Top Ten things that have changed since lockdown one

Illustration: Siloam Yeung / The Peak

By: Juztin Bello, SFU Alumnus

  1. Your need for people

Early lockdown saw you lamenting over missing friends and enthusiastically speeding through Zoom calls like your ex from high school who, since dating you, speeds through frequent relationships (what’s up with that?). Nowadays, your friends would be lucky to have you open their message or even glance at your phone (other than for YouTube videos that become significantly more interesting past 1 a.m.). Just remember to keep enough people around for when lockdown ends; your dwindling social skills won’t lend themselves well to meeting and subsequently mistreating new people.

  1. Toilet paper hoarding

Can you believe that there was a time in our lives where people treated toilet paper like fucking gold? Seriously, what was up with that? Did people think that catching COVID-19 was going to induce around-the-clock shitting? No amount of ply in the world could save those cheeks from the virus, and yet here people were, literally suplexing one another just for that good TP. We should just be lucky that those Charmin bears who love wiping their asses don’t actually exist, ‘cause it would’ve been over for us all.

  1. Your hair colour

Like a mood ring that’s a more obvious cry for help, lockdown saw people go through the trials and tribulations of different hair journeys. People went from “optimistic that this will end soon” blonde, to “concerts are cancelled, I feel nothing” black, to “maybe looking like a big titty anime girl will fulfill my emptiness” blue, to the ever-popular “sus” red. And with COVID-19 still prominent a year later, the next hot hair trend to represent people’s emotions toward this is obvious: fully scalped.

  1. SFU Athletics’ team name

Remember when SFU Athletics finally changed their name from “The Cl*n”? What a victory that decision was! One that the department definitely came to in a timely manner, fully on their own accord, with no repeated pressure needed from the public at all, whatsoever. Maybe the next social justice movement during a pandemic SFU will do something about Health & Counselling Services! . . . Sorry, I’ll try MySSP before judging. I’ve heard great things.

  1. The United States’ presidency

When lockdown started, the United States were governed by an old white man. Now, however, they are governed by an old white man. You might be thinking: “wait, that doesn’t seem that different?” You’d be right to question this, yes: I was merely replicating the mentality of someone privileged to not see the difference between the current president (who actually seems to know that COVID-19 is dangerous) and that racist monster from Home Alone 2.

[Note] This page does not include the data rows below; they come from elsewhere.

@@ -464,6 +464,16 @@
   Decoder();
   ~Decoder();
   u64 parallel_slices_run() const { return parallel_slices_run_; }
+  bool mb_fast() const { return mb_fast_; }
+  void set_mb_fast(bool on) { mb_fast_ = on; }
+  bool keep_last_col = false;
+  std::shared_ptr<const ColMotion> last_col() const { return last_col_; }
+
+ private:
+  bool mb_fast_ = true;
+  std::shared_ptr<const ColMotion> last_col_;
+
+ public:
   u64 mmco_ops[7] = {0, 0, 0, 0, 0, 0, 0};
   u64 list_mods = 0, long_term_marked = 0;
   u64 redundant_slices_skipped = 0;
@@ -503,9 +513,13 @@
   bool t8 = false;
 };
 void dequantize_mb(const MbLevels& lv, bool i16x16, int qp, int qpc, MbResidual& out);
+constexpr int kMotionUnknown = 0;
+constexpr int kMotion16 = 1;
+constexpr int kMotion8x8 = 2;
 void store_mb(Picture& pic, int mb, MbRec m, const MbState& s, const MbResidual* res, const u8* pcm,
-              const WpEntry* wp = nullptr);
+              const WpEntry* wp = nullptr, int gran = kMotionUnknown);
 void store_skip_mb(Picture& pic, int mb, MbRec& m, const MbState& s);
+void store_skip_tpl(Picture& pic, int mb, const MbRec& tpl, u32 ref0, u32 ref1, bool l1, int gran, const MbState& s);
 void cpu_reconstruct_mb(const Picture& pic, int mb, std::vector<HostSurface>& slots);
 void cpu_deblock(const Picture& pic, HostSurface& target);
 void intra4x4_neighbours(const Picture& pic, int mb, int idx, const HostSurface& T, Intra4Nb& n);
diff --git a/csrc/vep/avc_internal.h b/csrc/vep/avc_internal.h
--- a/csrc/vep/avc_internal.h
+++ b/csrc/vep/avc_internal.h
@@ -16,6 +16,7 @@
   int cur_poc = 0;
   h264::ScalingLists scaling;
   bool field = false;
+  bool fast = true;
 };
 
 void decode_slice_generic(MbNeighbours& nb, Picture& pic, const SliceEnv& env, const u8* data, size_t n,
diff --git a/csrc/vep/avc_mb.cpp b/csrc/vep/avc_mb.cpp
--- a/csrc/vep/avc_mb.cpp
+++ b/csrc/vep/avc_mb.cpp
@@ -86,7 +86,20 @@
       qpc_tab_[1][q] = u8(chroma_qp_bd(q - qpbd_, pps_.second_chroma_qp_index_offset, qpbdc_) + qpbdc_);
     }
     fast_direct_ = !kWrite && type_ == h264::kB && sh_.direct_spatial && sps_.direct_8x8 && !weighted_;
-  }
+    fast_ = !kWrite && env.fast;
+    tpl_ = MbRec{};
+    tpl_.kind = kSkip;
+    tpl_.dbk = u8((sh_.disable_deblocking == 1 ? 1 : 0) | (sh_.disable_deblocking == 2 ? 2 : 0));
+    tpl_.alpha_off = i8(sh_.alpha_off);
+    tpl_.beta_off = i8(sh_.beta_off);
+    tpl_.slice = u16(env_.slice);
+    tpl_.res = kNoRes;
+    tpl_ok_ = fast_ && !weighted_;
+    for (int l = 0; l < 2; ++l)
+      for (u8 sl : slot_[l]) tpl_ok_ &= sl == 0xFF || sl < pic_.dpb_slots;
+  }
+
+  bool fast() const { return fast_; }
 
   Bits* br = nullptr;
   BitWriter* bw = nullptr;
@@ -126,7 +139,10 @@
   static void clear_but_mv(MbState& s) {
     static const MbState z{};
     std::memcpy(static_cast<void*>(&s), &z, offsetof(MbState, mv));
-    std::memcpy(static_cast<void*>(&s.mvd), &z.mvd, sizeof(MbState) - offsetof(MbState, mvd));
+  }
+  static void clear_head(MbState& s) {
+    static const MbState z{};
+    std::memcpy(static_cast<void*>(&s), &z, offsetof(MbState, i4));
   }
 
   bool read_skip_flag(int mb, bool v = false) {
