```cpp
__device__ __forceinline__ int tile_of(int b, int i, int G, int ngrp) {
  if (ngrp == 1 && (G & 7) == 0) return i * G + (b & 7) * (G >> 3) + (b >> 3);
  return i * G + b;
}
// ... 94 lines not shown
    }
    const unsigned clip0 = (unsigned)a.H * (unsigned)a.W * (unsigned)a.Cs * 4u, clip1 = (unsigned)a.Hl * (unsigned)a.Wl * (unsigned)a.Cl * 4u;
    f32x4 areg[2][A_F4] = {};
    struct Src { __amdgpu_buffer_rsrc_t rs; unsigned toff; bool from0, interior; int ainsh; };
    auto make_src = [&](const Tile& T, int chunk) __attribute__((always_inline)) {
      Src S;
      S.from0 = chunk < nsk;
      const char* pb = reinterpret_cast<const char*>(S.from0 ? a.skip : a.low) + (size_t)T.b * (S.from0 ? clip0 : clip1);
      S.rs = __builtin_amdgcn_make_buffer_rsrc(const_cast<char*>(pb), 0, (int)(S.from0 ? clip0 : clip1), 0x00020000);
      S.toff = S.from0 ? T.t0 + (unsigned)(chunk * KC) * 4u : T.t1 + (unsigned)((chunk - nsk) * KC) * 4u;
      S.interior = S.from0 ? T.int0 : T.int1;
      S.ainsh = S.from0 ? 0 : 16;
      return S;
    };
    auto issue_slot = [&](const Src& S, unsigned ain, unsigned tab, auto INTERIOR, auto SET, auto IT) __attribute__((always_inline)) {
      constexpr int it = decltype(IT)::value, set = decltype(SET)::value;
      if constexpr (decltype(INTERIOR)::value) {
        areg[set][it] = __builtin_bit_cast(f32x4, __builtin_amdgcn_raw_buffer_load_b128(S.rs, (int)tab, (int)S.toff, 0));
      } else {
        const bool inside = (ain >> (S.ainsh + it)) & 1u;
        areg[set][it] = __builtin_bit_cast(f32x4, __builtin_amdgcn_raw_buffer_load_b128(S.rs, (int)(inside ? tab + S.toff : 0xfffffff0u), 0, 0));
      }
    };
    char* const wbase = smem + plane_off(0, aq >> 1) + pl * 16 + 8 * (aq & 1);
    char* const wbase32 = smem + plane_off(aq >> 2, aq & 3) + pl * 16;
    auto split_slot = [&](auto SET, auto IT, int stage_off) __attribute__((always_inline)) {
      constexpr int it = decltype(IT)::value, set = decltype(SET)::value;
      const f32x4 v = areg[set][it];
      if constexpr (PREC == 0) {
        *reinterpret_cast<f32x4*>(wbase32 + stage_off + it * PPI * 16) = v;
        return;
      }
      unsigned hi[2], lo[2];
#pragma unroll
      for (int h = 0; h < 2; ++h) {
        const f32x2 x = {v[2 * h], v[2 * h + 1]};
        hi[h] = __builtin_bit_cast(unsigned, __builtin_convertvector(x, bf16x2));
        const f32x2 r = {x[0] - __uint_as_float(hi[h] << 16), x[1] - __uint_as_float(hi[h] & 0xffff0000u)};
        lo[h] = __builtin_bit_cast(unsigned, __builtin_convertvector(r, bf16x2));
      }
      char* at = wbase + stage_off + it * PPI * 16;
      *reinterpret_cast<uint2*>(at) = uint2{hi[0], hi[1]};
      *reinterpret_cast<uint2*>(at + HLS) = uint2{lo[0], lo[1]};
    };
    static_assert(A_F4 == 11 && L_F4 == 4, "eleven / four staging slots per loader thread");
#define MFPA_UP_EACH4(M) M(0) M(1) M(2) M(3)
#define MFPA_UP_EACH7(M) M(4) M(5) M(6) M(7) M(8) M(9) M(10)
    auto issue_all = [&](const Src& S, unsigned ain, auto SET) __attribute__((always_inline)) {
      if (S.from0) {
        if (S.interior) {
#define MFPA_UP_ISSUE(I) issue_slot(S, ain, off0[I], std::true_type{}, SET, std::integral_constant<int, I>{});
          MFPA_UP_EACH4(MFPA_UP_ISSUE) MFPA_UP_EACH7(MFPA_UP_ISSUE)
#undef MFPA_UP_ISSUE
        } else {
#define MFPA_UP_ISSUE(I) issue_slot(S, ain, off0[I], std::false_type{}, SET, std::integral_constant<int, I>{});
          MFPA_UP_EACH4(MFPA_UP_ISSUE) MFPA_UP_EACH7(MFPA_UP_ISSUE)
#undef MFPA_UP_ISSUE
        }
      } else {
        if (S.interior) {
#define MFPA_UP_ISSUE(I) issue_slot(S, ain, off1[I], std::true_type{}, SET, std::integral_constant<int, I>{});
          MFPA_UP_EACH4(MFPA_UP_ISSUE)
#undef MFPA_UP_ISSUE
        } else {
// ... 52 lines not shown
  const int wlane = lane * 16;
  auto load_w_at = [&](__amdgpu_buffer_rsrc_t rs, unsigned blk, auto SLOT) __attribute__((always_inline)) {
    constexpr int slot = decltype(SLOT)::value;
    const int so = (int)__builtin_amdgcn_readfirstlane((int)(blk << 11));
    wq[slot][0][0] = __builtin_bit_cast(frag_t, __builtin_amdgcn_raw_buffer_load_b128(rs, wlane, so, 0));
    wq[slot][0][1] = __builtin_bit_cast(frag_t, __builtin_amdgcn_raw_buffer_load_b128(rs, wlane + 1024, so, 0));
    wq[slot][1][0] = __builtin_bit_cast(frag_t, __builtin_amdgcn_raw_buffer_load_b128(rs, wlane + 2048, so, 0));
    wq[slot][1][1] = __builtin_bit_cast(frag_t, __builtin_amdgcn_raw_buffer_load_b128(rs, wlane + 3072, so, 0));
  };
#ifdef MFPA_UP_WHOT
#define MFPA_UP_WBLK(x) (wcol)
#else
#define MFPA_UP_WBLK(x) (x)
#endif
  auto load_w_skip = [&](int chunk, int tap, auto SLOT) __attribute__((always_inline)) {
    load_w_at(rs_skip, MFPA_UP_WBLK(((unsigned)tap * (unsigned)nsk + (unsigned)chunk) * wrow + wcol), SLOT);
  };
  auto load_w_up = [&](int chunk, int pair, int px, auto SLOT) __attribute__((always_inline)) {
    const unsigned t16 = (unsigned)((wm * 2 + px) * 4 + pair);
    load_w_at(rs_up, MFPA_UP_WBLK((t16 * (unsigned)nup + (unsigned)chunk) * wrow + wcol), SLOT);
  };
  struct XFrags { frag_t h[4], l[4]; };
  XFrags fx0, fx1;
  const int pl0 = PREC == 1 ? plane_off(0, g) : plane_off(g >> 1, 2 * (g & 1));
  constexpr int SECOND = PREC == 1 ? HLS : PLANE;
  const int xb_skip = (wm * HPW + p) * 16 + pl0;
  const int xb_up = (wm * LPW + p) * 16 + pl0;
  auto read_at = [&](XFrags& f, const char* base, auto STRIDE) __attribute__((always_inline)) {
    constexpr int stride = decltype(STRIDE)::value;
#pragma unroll
    for (int j = 0; j < 4; ++j) {
      const char* r = base + j * stride;
      f.l[j] = *reinterpret_cast<const frag_t*>(r + SECOND);
      f.h[j] = *reinterpret_cast<const frag_t*>(r);
    }
  };
  auto read_skip = [&](XFrags& f, const char* stage, auto TAP, auto PX) __attribute__((always_inline)) {
    constexpr int tap = decltype(TAP)::value, s = decltype(PX)::value + tap % 3;
    read_at(f, stage + xb_skip + ((tap / 3) * HPW + (s & 1) * HALF + (s >> 1)) * 16, std::integral_constant<int, 2 * HPW * 16>{});
  };
  auto read_up = [&](XFrags& f, const char* stage, auto PAIR, auto PX) __attribute__((always_inline)) {
    constexpr int pair = decltype(PAIR)::value;
    read_at(f, stage + xb_up + ((pair >> 1) * LPW + (pair & 1) + decltype(PX)::value) * 16, std::integral_constant<int, LPW * 16>{});
  };
  floatx4 acc[2][PT];
#pragma unroll
  for (int ct = 0; ct < 2; ++ct)
#pragma unroll
    for (int pt = 0; pt < PT; ++pt) acc[ct][pt] = floatx4{0.f, 0.f, 0.f, 0.f};
  floatx4 initv[2];
  auto mfma_half = [&](const XFrags& f, const frag_t (&w)[2][2], auto HALFI, auto FIRST) __attribute__((always_inline)) {
    constexpr int half = decltype(HALFI)::value;
    if constexpr (PREC == 0) {
#pragma unroll
      for (int s8 = 0; s8 < 8; ++s8)
#pragma unroll
        for (int ct = 0; ct < 2; ++ct)
#pragma unroll
          for (int i = 0; i < 4; ++i) {
            const float wv = (s8 < 4 ? w[ct][0] : w[ct][1])[s8 & 3], xv = (s8 < 4 ? f.h[i] : f.l[i])[s8 & 3];
            acc[ct][4 * half + i] = __builtin_amdgcn_mfma_f32_16x16x4f32(wv, xv, (decltype(FIRST)::value && s8 == 0) ? initv[ct] : acc[ct][4 * half + i], 0, 0, 0);
          }
      return;
    } else {
#pragma unroll
    for (int ct = 0; ct < 2; ++ct)
// ... 242 lines not shown
```

musicfpaugment_amd/csrc/unet_ws.hip:

```cpp
#include "mfpa_common.h"
#include "mfpa_unet_args.h"

#include <type_traits>

namespace mfpa_unet {
#if defined(MFPA_EXPERIMENTS) || defined(MFPA_WS_STAMPS)
__device__ unsigned long long* ws_stamps = nullptr;
#endif
namespace {

typedef float f32x4 __attribute__((ext_vector_type(4)));
typedef float floatx4 __attribute__((ext_vector_type(4)));
typedef __bf16 bf16x8 __attribute__((ext_vector_type(8)));
typedef __bf16 bf16x4 __attribute__((ext_vector_type(4)));
typedef float f32x2 __attribute__((ext_vector_type(2)));
typedef __bf16 bf16x2 __attribute__((ext_vector_type(2)));

#ifndef MFPA_WS_COMPUTE_PRIO
#define MFPA_WS_COMPUTE_PRIO 0
#endif
#ifndef MFPA_WS_LOADER_PRIO
#define MFPA_WS_LOADER_PRIO 0
#endif
#ifndef MFPA_WS_EPI_PRIO
// ... 8 lines not shown
#ifndef MFPA_WS_XCD_TILES
#define MFPA_WS_XCD_TILES 1
#endif

#ifdef MFPA_SKIP_BITS
#define WS_FLAG(bit) (((MFPA_SKIP_BITS) & (bit)) != 0)
#else
#define WS_FLAG(bit) false
#endif
#if defined(MFPA_EXPERIMENTS) && !defined(MFPA_WS_STAMPS)
#define MFPA_WS_STAMPS 1
#endif
#ifdef MFPA_WS_STAMPS
constexpr int WS_MAX_STAMPS = 128;
#endif

constexpr int KC = 32;
constexpr int PH = 8, PW = 32, HPW = PW + 2, HPH = PH + 2, HP = HPW * HPH;
constexpr int THREADS = 512, LTHREADS = 256;
constexpr int SPP = KC / 4;
constexpr int PPI = LTHREADS / SPP;
constexpr int A_F4 = (HP + PPI - 1) / PPI;
constexpr int HPS = A_F4 * PPI;
constexpr int PLANE = ((HPS * 16 + 255) / 256) * 256;
constexpr int HLS = 4 * PLANE + 256;
constexpr int STAGE = 2 * HLS;
constexpr int TAPS = 9, PT = 8;
constexpr int OUTBUF = PH * PW * 64 * 4;
constexpr int C1W = PW + 4, C1PROWS = 6;
constexpr int C1LDS = (4 * C1PROWS * C1W + 128) * 4;
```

  1. Social media tolerance

What once was a lifeline, social media has now become the source of triggering many people’s life alert. This alert goes off when they see people who need to get a life or people who cause psychological harm to one’s own life. Between constant contest taggers on Instagram (who definitely will never win), mascformasc gays partying together who clearly aren’t maskformasc, and Facebook relatives sharing problematic yet sexy Minion pictures, it’s understandable why people have turned lockdown into blockdown.  

  1. How you perceive certain celebrities

Remember when people liked Ellen Degeneres? Yeah, me either. One of the beauties of lockdown is how many “problematic faves” have simply become problematic — faves no more. Poor politics? Suck a poli-dick. Anti-masker? Uh, we’re gonna have to (m)ask you to leave. And anyone into cannibalism? Yeah, big mis-steak. Yeah, I said it.

  1. Your sense of space

For a brief second, picture someone standing next to you — not doing anything, just standing there. Now picture shaking someone’s hand when you don’t know the last time they sanitized. OK, now picture a stranger putting their tongue down your throat and licking the entire inside of your mouth. Did any of this make you cringe? This is your sign: you’re forever changed now.

  1. Activism™ (and the more popular model Activism Lite™)

While COVID-19 looked to separate us, one thing that united us all was change. And that’s exactly what many people did: change(d their online personas to fit whatever opportunistic human rights issue was trending to make them seem woke). Whether it was bravely posting a black square and never mentioning the BLM movement again, or advocating for mental health with #BellLetsTalk in between commenting on videos of unsuspecting people filmed for comedy, y’all really got out there and let your morally ambiguous voices be heard.

  1. You 🙂 

Hey, you. Remember when lockdown started back in March? Almost exactly a year ago? Just think of the shameful, horrendous person you were back then: poor mental health you refused to take care of, no fashion sense, awful to be around, boring, and generally just a garbage human. But a year later, look at you now! You kind of dress better!